Stored items:
»»

class GraphedTrainStep:
    CHECK_EVERY = 64

    def __init__(self, net, opt, a, b, lab, warmup=3, confusion=None):
        if not getattr(opt, "capturable", False):
            raise ValueError("GraphedTrainStep needs dahitra_amd.optim.AdamW(..., capturable=True)")
        self.net, self.opt = net, opt
        self.confusion = confusion
        self.world = dist.get_world_size() if dist.is_initialized() else 1
        self.exchange = parallel.exchange_enabled()
        self.split_off = None
        self.persist_bn_launches = None
        self._set_inputs(a, b, lab)
        net._ensure_arena(a.device)
        flat0 = net._arena.flat.clone()
        bufs0 = [t.clone() for t in net.buffers()]
        conf0 = confusion.clone() if confusion is not None else None
        opt0 = opt.snapshot_flat_state(net)
        s = torch.cuda.Stream()
        s.wait_stream(torch.cuda.current_stream())
        split = self.exchange and self._can_split()
        with torch.cuda.stream(s):
            for _ in range(warmup):
                if split:
                    self._split_first()
                    self._second()
                    self._update()
                else:
                    self._body(include_opt=True)
        torch.cuda.current_stream().wait_stream(s)
        torch.cuda.synchronize()
        net._arena.flat.copy_(flat0)
        for t, t0 in zip(net.buffers(), bufs0):
            t.copy_(t0)
        opt.restore_flat_state(net, opt0)
        if confusion is not None:
            confusion.copy_(conf0)
        cs = self._capture_stream = torch.cuda.Stream()
        ops.rekey_workspace(a.device, s, cs)
        self.graph = torch.cuda.CUDAGraph()
        if split:
            self.graph2 = torch.cuda.CUDAGraph()
            n0 = ops.BN_PERSIST_LAUNCHES
            with torch.cuda.graph(self.graph, stream=cs):
                self.loss = self._split_first()
            n1 = ops.BN_PERSIST_LAUNCHES
            with torch.cuda.graph(self.graph2, pool=self.graph.pool(), stream=cs):
                self._second()
            self.persist_bn_launches = (n1 - n0, ops.BN_PERSIST_LAUNCHES - n1)
            if self.persist_bn_launches[1] and os.environ.get("DAHITRA_OVERLAP_PERSIST_BN") != "1":
                raise RuntimeError("dahitra_amd: %d persistent BatchNorm launches were recorded into the graph that overlaps the "
                                   "gradient all-reduce" % self.persist_bn_launches[1])
        else:
            self.split_off = None
            with torch.cuda.graph(self.graph, stream=cs):
                self.loss = self._body(include_opt=not self.exchange)
        self._pinned = ops.pin_captured_buffers(net)
        self._generation = net._arena.generation
        self._calls = 0
        torch.cuda.synchronize()
        ops.bn_persist_check(a.device)

    def _set_inputs(self, a, b, lab):
        self.a, self.b, self.lab = a.clone(), b.clone(), lab.clone()

    def _copy_inputs(self, a, b, lab):
        self.a.copy_(a, non_blocking=True)
        self.b.copy_(b, non_blocking=True)
        self.lab.copy_(lab, non_blocking=True)

    def _eager_body(self, include_opt):
        logits = self.net(self.a, self.b)
        self.logits = logits.detach()
        self.opt.zero_grad()
        loss = losses.focal_loss(logits, self.lab)
        loss.backward()
        self._count(self.logits)
        if include_opt:
            self.opt.step()
        return loss.detach()

    def _body(self, include_opt):
        if type(self)._eager_body is not GraphedTrainStep._eager_body or os.environ.get("DAHITRA_GRAPH_AUTOGRAD") == "1":
            return self._eager_body(include_opt)
        net = self.net
        logits = self._forward_split()
        bwd = net._engine.take_backward()
        self.logits = logits
        loss, dl = self._loss_and_grad(logits)
        self._count(logits)
        net._arena.grad.zero_()
        net._engine.backward(dl, bwd)
        net._bind_grad_views()
        if include_opt:
            self.opt.step()
        return loss

    def _forward_split(self):
        return self.net._run_forward(self.a, self.b, need_grad=True)

    def _loss_and_grad(self, logits):
        tgt = self.lab[:, 0] if self.lab.dim() == logits.dim() else self.lab
        return ops.focal_loss(logits, tgt.to(torch.int64).contiguous(), want_grad=True)

    def _count(self, logits):
        if self.confusion is not None:
            tgt = self.lab[:, 0] if self.lab.dim() == logits.dim() else self.lab
            ops.confusion_matrix(logits, tgt.to(torch.int64).contiguous(), self.confusion)

    def _can_split(self):
        self.split_off = parallel.split_offset(self.net, self.world)
        return self.split_off is not None

    def _split_first(self):
        net = self.net
        logits = self._forward_split()
        bwd = net._engine.take_backward()
        self.logits = logits
        loss, dl = self._loss_and_grad(logits)
        self._count(logits)
        net._arena.grad.zero_()
        net._engine.backward_first(dl, bwd)
        net._bind_grad_views()
        return loss

    def _second(self):
        if os.environ.get("DAHITRA_OVERLAP_PERSIST_BN") == "1":
            self.net._engine.backward_second()
            return
        with ops.no_persist_bn():
            self.net._engine.backward_second()

    def _after_replay(self):
        parallel.allreduce_net_grads_(self.net)
        self._update()

    def _replay_overlapped(self):
        _, grad = self.net.flat_params()
        self.graph.replay()
        w1 = dist.all_reduce(grad[self.split_off:], op=dist.ReduceOp.SUM, async_op=True)
        self.graph2.replay()
        w2 = dist.all_reduce(grad[:self.split_off], op=dist.ReduceOp.SUM, async_op=True)
        w1.wait()
        w2.wait()
        self._update()

    def _update(self):
        self.opt.step()

    def __call__(self, *inputs):
        if self.net._arena.generation != self._generation:
            raise RuntimeError("dahitra_amd: the net's parameter arena was rebuilt (moved to another device / "
                               "parameters replaced) after this step was captured; build a new GraphedTrainStep")
        if inputs and inputs[0] is not None:
            self._copy_inputs(*inputs)
        self._calls += 1
        if self._calls in (2, 8) or self._calls % self.CHECK_EVERY == 0:
            ops.bn_persist_check(self.a.device)
        self.opt.sync_hyper(1.0 / self.world)
        if self.split_off is not None:
            self._replay_overlapped()
            return self.loss
        self.graph.replay()
        if self.exchange:
            self._after_replay()
        return self.loss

««

Copy whichever lines above contain the string "else".

- [OUTPUT FOR THIS TASK]:
        self.world = dist.get_world_size() if dist.is_initialized() else 1
        conf0 = confusion.clone() if confusion is not None else None
                else:
        else:
        tgt = self.lab[:, 0] if self.lab.dim() == logits.dim() else self.lab
            tgt = self.lab[:, 0] if self.lab.dim() == logits.dim() else self.lab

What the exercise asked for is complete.